- _Activity_:
Your response should reproduce every line of the entries that contains the word "else".

- _Saved entries_:
|---|

template <int DPL, bool DIAG, int PF, int CKPT = 0, int SL = 0>
__device__ __forceinline__ void path_line(rsrc_t rC, rsrc_t rL, const PathGeom& g, int rx, int ry,
                                          int line, int k, rsrc_t rCK) {
    constexpr int NW = DPL / 4, NP = DPL / 2;
    const int W = g.W, H = g.H, D = g.D;
    const unsigned P1 = (unsigned)g.P1, P2 = (unsigned)g.P2;
    const int steps = ry == 0 ? W : H;
    const unsigned WD = (unsigned)W * (unsigned)D;
    const unsigned stride = (unsigned)((ry * W + rx) * D);
    int x0, y0;
    if (ry == 0) { y0 = line; x0 = rx > 0 ? 0 : W - 1; }
    else { y0 = ry > 0 ? 0 : H - 1; x0 = line; }
    Cursor<false> cc;
    cc.x = x0;
    cc.off = ((unsigned)y0 * (unsigned)W + (unsigned)x0) * (unsigned)D + (unsigned)(k * DPL);
    Cursor<false> pc = cc;
    constexpr bool STATIC_HITS = DPL <= tune::kStaticCkptHitsMaxDpl && (CKPT == 1 || CKPT == 2) &&
                                 SL > 0 && PF % (1 << SL) == 0;
    int lead = 0;
    if constexpr (STATIC_HITS) {
        constexpr int SEG = 1 << SL;
        lead = CKPT == 1 ? (rx > 0 ? 0 : (SEG - W % SEG) % SEG) : (ry > 0 ? 0 : (SEG - H % SEG) % SEG);
        pc.off -= (unsigned)lead * stride;
    }
    const int nsteps = steps + lead;
    int twc = 0, twp = 0, Tc = 0, Tp = 0;
    if constexpr (DIAG) {
        const int j = (int)((threadIdx.x >> 4) & 3);
        const int l0 = __builtin_amdgcn_readfirstlane(line - j);
        twc = twp = rx > 0 ? W - line : line + 1;
        Tc = Tp = rx > 0 ? W - l0 - 3 : l0 + 1;
    }
    const bool narrow = W < 4;

    unsigned A[NP];
#pragma unroll
    for (int j = 0; j < NP; j++) A[j] = 0u;
    unsigned m = 0u;
    Edges edges;

    Words<NW> ring[PF];
#pragma unroll
    for (int p = 0; p < PF; p++) {
        ring[p] = bload<NW>(rC, pc.off);
        if constexpr (STATIC_HITS) {
#pragma unroll
            for (int w = 0; w < NW; w++) ring[p].w[w] = p < lead ? 0u : ring[p].w[w];
        }
        pc.off += stride;
        if constexpr (DIAG) {
            if (p < PF - 1) {
                const bool w = p + 1 == twp;
                const unsigned fixed = rx > 0 ? pc.off - WD : pc.off + WD;
                pc.off = w ? fixed : pc.off;
                twp = w ? twp + W : twp;
            }
        }
    }
    if constexpr (DIAG) {
        while (Tp + 3 < PF) Tp += W;
    }

    auto step = [&](int p, bool refill, int ts) {
        unsigned cw[NW];
#pragma unroll
        for (int w = 0; w < NW; w++) cw[w] = ring[p].w[w];
        unsigned ow[NW];
        sgm_step<DPL>(cw, A, m, ow, P1, P2, edges);
        if constexpr (CKPT == 1 && STATIC_HITS) {
            constexpr int SEG = 1 << SL;
            if ((p & (SEG - 1)) == SEG - 1) {
                const int x = rx > 0 ? ts : W - 1 - (ts - lead);
                if (rx > 0 ? x + 1 < W : x > 0)
                    bstore<NW, tune::kCkptStoreAux>(rCK, ((unsigned)(y0 * g.ns + (x >> SL)) * (unsigned)D +
                                             (unsigned)(k * DPL)), ow);
            }
        } else if constexpr (CKPT == 2 && STATIC_HITS) {
            constexpr int SEG = 1 << SL;
            if ((p & (SEG - 1)) == SEG - 1) {
                const int y = ry > 0 ? ts : H - 1 - (ts - lead);
                if (ry > 0 ? y + 1 < H : y > 0)
                    bstore<NW, tune::kCkptStoreAux>(rCK, ((unsigned)((y >> SL) * W + x0) * (unsigned)D +
                                             (unsigned)(k * DPL)), ow);
            }
        } else if constexpr (CKPT == 1) {
            const int x = rx > 0 ? ts : W - 1 - ts;
            constexpr int SEG = 1 << SL;
            const bool hit = rx > 0 ? (((x + 1) & (SEG - 1)) == 0 && x + 1 < W)
                                    : ((x & (SEG - 1)) == 0 && x > 0);
            if (__builtin_expect(hit, 0))
                bstore<NW, tune::kCkptStoreAux>(rCK, ((unsigned)(y0 * g.ns + (x >> SL)) * (unsigned)D +
                                         (unsigned)(k * DPL)), ow);
        } else if constexpr (CKPT == 3) {
            const int y = ry > 0 ? ts : H - 1 - ts;
            constexpr int SEG = 1 << SL;
            const bool hit = ry > 0 ? (((y + 1) & (SEG - 1)) == 0 && y + 1 < H)
                                    : ((y & (SEG - 1)) == 0 && y > 0);
            if (__builtin_expect(hit, 0))
                bstore<NW, tune::kCkptStoreAux>(rCK, cc.off - (unsigned)(y - (y >> SL)) * WD, ow);
        } else if constexpr (CKPT == 2) {
            const int y = ry > 0 ? ts : H - 1 - ts;
            constexpr int SEG = 1 << SL;
            const bool hit = ry > 0 ? (((y + 1) & (SEG - 1)) == 0 && y + 1 < H)
                                    : ((y & (SEG - 1)) == 0 && y > 0);
            if (__builtin_expect(hit, 0))
                bstore<NW, tune::kCkptStoreAux>(rCK, ((unsigned)((y >> SL) * W + x0) * (unsigned)D +
                                         (unsigned)(k * DPL)), ow);
        } else {
            bstore<NW>(rL, cc.off, ow);
        }
        cc.off += stride;
        if constexpr (DIAG) {
            const int ec = ts + 1 - Tc;
            const int ep = ts + PF - Tp;
            const bool cev = narrow || (unsigned)ec < 4u;
            const bool pev = refill && (narrow || (unsigned)ep < 4u);
            if (__builtin_expect(cev || pev, 0)) {
                if (cev) {
                    const bool wrapped = ts + 1 == twc;
                    const unsigned fixed = rx > 0 ? cc.off - WD : cc.off + WD;
                    cc.off = wrapped ? fixed : cc.off;
                    twc = wrapped ? twc + W : twc;
#pragma unroll
                    for (int j = 0; j < NP; j++) A[j] = wrapped ? 0u : A[j];
                    m = wrapped ? 0u : m;
                    if (ec == 3) Tc += W;
                }
                if (pev) {
                    const bool wrapped = ts + PF == twp;
                    const unsigned fixed = rx > 0 ? pc.off - WD : pc.off + WD;
                    pc.off = wrapped ? fixed : pc.off;
                    twp = wrapped ? twp + W : twp;
                    if (ep == 3) Tp += W;
                }
            }
        }
        if (refill) {
            __builtin_amdgcn_sched_barrier(0);
            ring[p] = bload<NW>(rC, pc.off);
            pc.off += stride;
            __builtin_amdgcn_sched_barrier(0);
        }
    };

    int t = 0;
    for (; t + PF <= nsteps; t += PF) {
#pragma unroll
        for (int p = 0; p < PF; p++) step(p, true, t + p);
    }
#pragma unroll
    for (int p = 0; p < PF; p++)
        if (t + p < nsteps) step(p, false, t + p);
}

|---|

- _Answer area_:
    else { y0 = ry > 0 ? 0 : H - 1; x0 = line; }
        } else if constexpr (CKPT == 2 && STATIC_HITS) {
        } else if constexpr (CKPT == 1) {
        } else if constexpr (CKPT == 3) {
        } else if constexpr (CKPT == 2) {
        } else {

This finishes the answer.